+  __shared__ float tile[UNP_CH * 9 + 1];
+  __shared__ float red[UNP_T / 64];
+  const int i = unpack_multi_item(&items[0].blk0, (int)(sizeof(UnpackItem) / sizeof(int)), nitems, (int)blockIdx.x);
+  const UnpackItem it = items[i];
+  const int oo = (int)blockIdx.x - it.blk0;
+  if (oo >= it.a.O) return;
+  unpack_row<true>(it.a, oo, tile, red);
 }
 struct PrepItem {
   const float* w; const float* gamma; const float* beta; const float* mean; const float* var;
@@ -1920,6 +1945,19 @@
   AOD_LAUNCH_CHECK();
   return 0;
 }
+extern "C" int aod_unpack_wgrad_multi(const void* items_dev, int nitems, int nblocks, aod_stream_t stream) {
+  AOD_CHECK_ARG(items_dev && nitems >= 0 && nblocks >= 0, "unpack_wgrad_multi: bad args");
+  AOD_CHECK_ARG((nitems == 0) == (nblocks == 0) && nblocks >= nitems, "unpack_wgrad_multi: every item owns at least one block");
+  if (nitems == 0) return 0;
+  hipLaunchKernelGGL(unpack_wgrad_multi_kernel, dim3(nblocks), dim3(UNP_T), 0, (hipStream_t)stream, (const UnpackItem*)items_dev, nitems);
+  AOD_LAUNCH_CHECK();
+  return 0;
+}
+extern "C" int aod_unpack_wgrad_multi_item_bytes(void) { return (int)sizeof(UnpackItem); }
+extern "C" int aod_unpack_wgrad_multi_item(const int32_t* first_block, int nitems, int block) {
+  AOD_CHECK_ARG(first_block && nitems >= 1 && block >= 0 && first_block[0] == 0, "unpack_wgrad_multi_item: bad args");
+  return unpack_multi_item(first_block, 1, nitems, block);
+}
 extern "C" int aod_unpack_wgrad(float* dw, float* g, int O, int I, int R, int S, int Ipad, int accumulate, int clear_src, const float* scale,
                                 const float* w_oihw, float* wdot, const float* bn_s1, const float* bn_mean, const float* bn_invstd,
                                 aod_stream_t stream) {
diff --git a/aod_meh_hua_amd/functional.py b/aod_meh_hua_amd/functional.py
--- a/aod_meh_hua_amd/functional.py
+++ b/aod_meh_hua_amd/functional.py
@@ -391,12 +391,21 @@
     enabled = _os.environ.get('AOD_WGRAD_GROUP', '1') != '0'
 
     @classmethod
+    def _launch(cls, jobs):
+        ho.wgrad_unpack_group(jobs, defer_unpack=ho.UNPACK_MULTI)
+
+    @classmethod
     def flush(cls):
         for name in ('jobs', 'sparse_jobs'):
             jobs = getattr(cls, name)
             setattr(cls, name, [])
             if jobs:
-                ho.wgrad_unpack_group(jobs)
+                cls._launch(jobs)
+
+    @classmethod
+    def finish(cls):
+        cls.flush()
+        ho.unpack_multi_flush()
 
     @classmethod
     def _verify(cls):
@@ -415,14 +424,14 @@
         cls.seen.clear()
         _S1_OF.clear()
         _ROW_MAPS.clear()
-        cls.flush()
+        cls.finish()
         cls._verify()
 
     @classmethod
     def begin_pass(cls):
         tid = torch._C._current_graph_task_id()
         if tid != cls.task:
-            cls.flush()
+            cls.finish()
             cls.deferred = []
             cls.task = tid
             cls.seen.clear()
@@ -435,7 +444,13 @@
     def submit(cls, job, wid, defer):
         cls.begin_pass()
         if wid in cls.seen or not (defer and cls.enabled) or ho.DETERMINISTIC:
-            cls.flush()
+            late = ho.UNPACK_MULTI and defer and cls.enabled and wid not in cls.seen
+            if late:
+                cls.flush()
+                job.run_alone(defer_unpack=True)
+                cls.seen.add(wid)
+                return True
+            cls.finish()
             job.run_alone()
             cls.deferred = [e for e in cls.deferred if e[0] != wid]
             cls.seen.add(wid)
@@ -445,12 +460,12 @@
         q = getattr(cls, name)
         if q and ho.wgrad_group_splits(q + [job]) is None:
             setattr(cls, name, [])
-            ho.wgrad_unpack_group(q)
+            cls._launch(q)
             q = getattr(cls, name)
         q.append(job)
         if len(q) == 4:
             setattr(cls, name, [])
-            ho.wgrad_unpack_group(q)
+            cls._launch(q)
         return True
 
 
diff --git a/aod_meh_hua_amd/graphs.py b/aod_meh_hua_amd/graphs.py
--- a/aod_meh_hua_amd/graphs.py
+++ b/aod_meh_hua_amd/graphs.py
@@ -10,7 +10,8 @@
 
 def _pin_caches():
     from . import scoring
-    return (dict(ho._ROW_TABLES), dict(ho._DW), dict(ho._SLABS), list(AF.PREP.items.values()), AF.PREP.table, dict(scoring._META))
+    return (dict(ho._ROW_TABLES), dict(ho._DW), dict(ho._SLABS), list(AF.PREP.items.values()), AF.PREP.table, dict(scoring._META),
+            ho.take_capture_arenas())
 
 
 def _low_memory(dev, frac=0.25):
diff --git a/aod_meh_hua_amd/hipops.py b/aod_meh_hua_amd/hipops.py
--- a/aod_meh_hua_amd/hipops.py
+++ b/aod_meh_hua_amd/hipops.py
@@ -341,13 +341,17 @@
         self.desc = make_desc(x_rows.shape[1], dz.shape[1], R, S, stride, pad, dil, x_segs, dz_segs, False, False, False)
         self.scope = SCOPE
 
-    def run_alone(self):
+    def run_alone(self, defer_unpack=False):
         with scope(self.scope):
-            self._run_alone()
-
-    def _run_alone(self):
+            self._run_alone(defer_unpack)
+
+    def _run_alone(self, defer_unpack=False):
         dw = conv2d_wgrad_rows(self.x_rows, self.x_segs, self.dz, self.dz_segs, self.R, self.S, self.stride, self.pad, self.dil, alg=self.alg,
-                               zmap=self.zmap)
+                               zmap=self.zmap, pass_long=defer_unpack)
+        if defer_unpack and dw.dim() == 5:
+            nslabs, Opad, R, S, Ipad = dw.shape
+            _defer_unpack(dw, nslabs, Opad * R * S * Ipad, self, Ipad)
+            return
         unpack_wgrad(dw, self.O, self.I, grad_oihw=self.gw, scale=self.scale, w_oihw=self.w, want_wdot=self.wdot is not None, bn=self.bn,
                      wdot=self.wdot)
 
@@ -361,11 +365,11 @@
     return list(splits) if rc == 0 else None
 
 
-def wgrad_unpack_group(jobs):
+def wgrad_unpack_group(jobs, defer_unpack=False):
     splits = wgrad_group_splits(jobs) if len(jobs) > 1 else None
     if splits is None:
         for j in jobs:
-            j.run_alone()
+            j.run_alone(defer_unpack)
         return
     n = len(jobs)
     dev = jobs[0].dz.device
@@ -375,7 +379,7 @@
     for sp, st in zip(splits, strides):
         offs.append(tot)
         tot += sp * st
-    buf = _slab_scratch(tot, dev)
+    buf = _arena(dev).alloc(tot, dev) if defer_unpack else _slab_scratch(tot, dev)
     slabs = [buf[o:o + sp * st] for o, sp, st in zip(offs, splits, strides)]
     tabs = [_row_table(j.desc, j.x_segs, j.dz_segs, j.x_rows.shape[1], j.dz.shape[1], j.R, j.S, j.stride, j.pad, j.dil, dev) for j in jobs]
     PA, I32A, I64A = C.c_void_p * n, C.c_int32 * n, C.c_int64 * n
@@ -393,6 +397,11 @@
     SCOPE, prev_scope = jobs[0].scope, SCOPE
     flops = sum(2.0 * m * j.R * j.S * (j.alg[0] * j.alg[1] if j.alg is not None else j.dz.shape[1] * j.x_rows.shape[1]) for m, j in zip(ms, jobs))
     prof_flops('wgrad', (ms[0], sum(j.dz.shape[1] for j in jobs), sum(j.R * j.S * j.x_rows.shape[1] for j in jobs), 10 + n, 1), flops, launch)
+    if defer_unpack:
+        for j, sl, sp, st in zip(jobs, slabs, splits, strides):
+            _defer_unpack(sl, sp, st, j, j.x_rows.shape[1] // lg)
+        SCOPE = prev_scope
+        return
     ws = [j.w.contiguous() if (j.wdot is not None and j.w is not None) else None for j in jobs]
     call('aod_unpack_wgrad_slabs_grouped', n, pv(slabs), I32A(*splits), I64A(*strides), pv([j.gw for j in jobs]), I32A(*[j.O for j in jobs]),
          I32A(*[j.I for j in jobs]), I32A(*[j.R for j in jobs]), I32A(*[j.S for j in jobs]), I32A(*[j.x_rows.shape[1] // lg for j in jobs]),
@@ -401,7 +410,7 @@
     SCOPE = prev_scope
 
 
-def conv2d_wgrad_rows(x_rows, x_segs, dz_rows, dz_segs, R, S, stride=1, pad=0, dil=1, dw=None, alg=None, zmap=None):
+def conv2d_wgrad_rows(x_rows, x_segs, dz_rows, dz_segs, R, S, stride=1, pad=0, dil=1, dw=None, alg=None, zmap=None, pass_long=False):
     Cin, Npad = x_rows.shape[1], dz_rows.shape[1]
     d = make_desc(Cin, Npad, R, S, stride, pad, dil, x_segs, dz_segs, False, False, False)
     nslabs = 0
@@ -414,7 +423,8 @@
     if nslabs:
         lg = 2 if X3 else 1
         stride_ = (Npad // lg) * R * S * (Cin // lg)
-        slabs = _slab_scratch(nslabs * stride_, x_rows.device).view(nslabs, Npad // lg, R, S, Cin // lg)
+        slabs = (_arena(x_rows.device).alloc(nslabs * stride_, x_rows.device) if pass_long else _slab_scratch(nslabs * stride_, x_rows.device))
+        slabs = slabs.view(nslabs, Npad // lg, R, S, Cin // lg)
         if zmap is not None:
             assert zmap.dtype == torch.uint8 and zmap.numel() == (dz_rows.shape[0] + 63) // 64
             _prof('wgrad', d, lambda: call('aod_conv2d_wgrad_slabs_map', C.byref(d), ptr(x_rows), ptr(dz_rows), ptr(slabs), nslabs, stride_, ptr(tab),
@@ -443,6 +453,145 @@
     return buf[:n]
 
 
+UNPACK_MULTI = os.environ.get('AOD_UNPACK_MULTI', '1') != '0'
+ARENA_CHUNK = 1 << 25
+ARENA_STATS = dict(peak_bytes=0, launches=0, items=0, blocks=0, slab_bytes=0, log=[])
+
+
+class _UnpackRec(C.Structure):
+    _fields_ = [('dw', C.c_void_p), ('g', C.c_void_p), ('scale', C.c_void_p), ('w', C.c_void_p), ('wdot', C.c_void_p), ('bn_s1', C.c_void_p),
+                ('bn_mean', C.c_void_p), ('bn_invstd', C.c_void_p), ('slab_stride', C.c_int64), ('nslabs', C.c_int32), ('O', C.c_int32),
+                ('I', C.c_int32), ('RS', C.c_int32), ('Ipad', C.c_int32), ('accumulate', C.c_int32), ('x3', C.c_int32), ('pad_', C.c_int32),
+                ('blk0', C.c_int32), ('pad2_', C.c_int32)]
+
+
+class _SlabArena:
+    __slots__ = ('chunks', 'cur', 'off', 'used', 'recs', 'keep', 'blocks', 'tables')
+
+    def __init__(self):
+        self.chunks, self.cur, self.off, self.used, self.recs, self.keep, self.blocks, self.tables = [], 0, 0, 0, [], [], 0, []
+
+    def alloc(self, n, device):
+        n_al = (n + 63) // 64 * 64
+        while self.cur < len(self.chunks) and self.off + n_al > self.chunks[self.cur].numel():
+            self.cur, self.off = self.cur + 1, 0
+        if self.cur == len(self.chunks):
+            self.chunks.append(torch.empty(max(n_al, ARENA_CHUNK), dtype=torch.float32, device=device))
+        out = self.chunks[self.cur][self.off:self.off + n]
+        self.off += n_al
+        self.used += n_al
+        return out
+
+    def reset(self):
+        ARENA_STATS['peak_bytes'] = max(ARENA_STATS['peak_bytes'], 4 * self.used)
+        self.cur = self.off = self.used = self.blocks = 0
+        self.recs, self.keep = [], []
+
+
+_ARENAS = {}
+_UNPACK_TABLES = {}
+_TABLE_UPLOADS = []
+
+
+def set_unpack_multi(on=True):
+    global UNPACK_MULTI
+    unpack_multi_flush()
+    UNPACK_MULTI = bool(on)
+
+
+def _arena(device):
+    cap = torch.cuda.is_current_stream_capturing()
+    key = (device, torch.cuda.current_stream(device).cuda_stream, _capture_tag() if cap else None)
+    ar = _ARENAS.pop(key, None)
+    if ar is None:
+        ar = _SlabArena()
+    _ARENAS[key] = ar
+    if len(_ARENAS) > 4:
+        for k in [k for k, a in _ARENAS.items() if not a.recs and a is not ar][:len(_ARENAS) - 4]:
+            del _ARENAS[k]
+    return ar
+
+
+def _defer_unpack(slabs, nslabs, slab_stride, job, Ipad):
+    assert job.R * job.S <= 16 and nslabs >= 1 and slab_stride > 0 and job.O >= 1
+    assert job.wdot is None or job.w is not None, 'wdot needs the weights'
+    assert not job.bn or job.wdot is not None, 'BN mode needs wdot'
+    ar = _arena(slabs.device)
+    w = job.w.contiguous() if (job.wdot is not None and job.w is not None) else None
+    r = _UnpackRec()
+    r.dw, r.g = slabs.data_ptr(), job.gw.data_ptr()
+    r.scale, r.w, r.wdot = (None if t is None else t.data_ptr() for t in (job.scale, w, job.wdot))
+    r.bn_s1, r.bn_mean, r.bn_invstd = (t.data_ptr() for t in job.bn) if job.bn else (None, None, None)
+    r.slab_stride, r.nslabs, r.O, r.I, r.RS, r.Ipad, r.accumulate, r.x3 = slab_stride, nslabs, job.O, job.I, job.R * job.S, Ipad, 0, 0
+    r.blk0 = ar.blocks
+    ar.blocks += job.O
+    ar.recs.append(r)
+    ar.keep.append((job.gw, job.scale, w, job.wdot, job.bn))
+
+
+def _launch_unpack_multi(ar, device):
+    recs = (_UnpackRec * len(ar.recs))(*ar.recs)
+    raw = bytes(recs)
+    assert len(raw) == len(ar.recs) * int(lib.aod_unpack_wgrad_multi_item_bytes()), 'UnpackItem layout'
+    if torch.cuda.is_current_stream_capturing():
+        pool, n_al = _TABLE_POOL[0], (len(raw) + 255) // 256 * 256
+        if pool is None or pool.device != device or _TABLE_POOL[1] + n_al > pool.numel():
+            for r in ar.recs:
+                call('aod_unpack_wgrad_slabs', r.dw, r.nslabs, r.slab_stride, r.g, r.O, r.I, r.RS, 1, r.Ipad, r.accumulate, r.scale, r.w, r.wdot,
+                     r.bn_s1, r.bn_mean, r.bn_invstd, stream())
+            return
+        table = pool[_TABLE_POOL[1]:_TABLE_POOL[1] + len(raw)]
+        _TABLE_POOL[1] += n_al
+        _TABLE_UPLOADS.append((table, raw))
+        ar.tables.append(table)
+    else:
+        table = _UNPACK_TABLES.pop(raw, None)
+        if table is None:
+            table = torch.frombuffer(bytearray(raw), dtype=torch.uint8).to(device)
+        _UNPACK_TABLES[raw] = table
+        while len(_UNPACK_TABLES) > 8:
+            _UNPACK_TABLES.pop(next(iter(_UNPACK_TABLES)))
+    ARENA_STATS.update(launches=ARENA_STATS['launches'] + 1, items=len(ar.recs), blocks=ar.blocks,
+                       slab_bytes=sum(4 * r.nslabs * r.O * r.RS * r.I for r in ar.recs))
+    ARENA_STATS['log'] = ARENA_STATS['log'][-7:] + [(ARENA_STATS['items'], ARENA_STATS['blocks'], ARENA_STATS['slab_bytes'], 4 * ar.used)]
+    call('aod_unpack_wgrad_multi', ptr(table), len(ar.recs), ar.blocks, stream())
+
+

==============================

→ **REQUIREMENT**
Start at the first line of the material and transcribe each line exactly, stopping once the line containing "AOD_CHECK_ARG(items_dev && nitems" has been written.

→ **ANSWER BELOW**
+  __shared__ float tile[UNP_CH * 9 + 1];
+  __shared__ float red[UNP_T / 64];
+  const int i = unpack_multi_item(&items[0].blk0, (int)(sizeof(UnpackItem) / sizeof(int)), nitems, (int)blockIdx.x);
+  const UnpackItem it = items[i];
+  const int oo = (int)blockIdx.x - it.blk0;
+  if (oo >= it.a.O) return;
+  unpack_row<true>(it.a, oo, tile, red);
 }
 struct PrepItem {
   const float* w; const float* gamma; const float* beta; const float* mean; const float* var;
@@ -1920,6 +1945,19 @@
   AOD_LAUNCH_CHECK();
   return 0;
 }
+extern "C" int aod_unpack_wgrad_multi(const void* items_dev, int nitems, int nblocks, aod_stream_t stream) {
+  AOD_CHECK_ARG(items_dev && nitems >= 0 && nblocks >= 0, "unpack_wgrad_multi: bad args");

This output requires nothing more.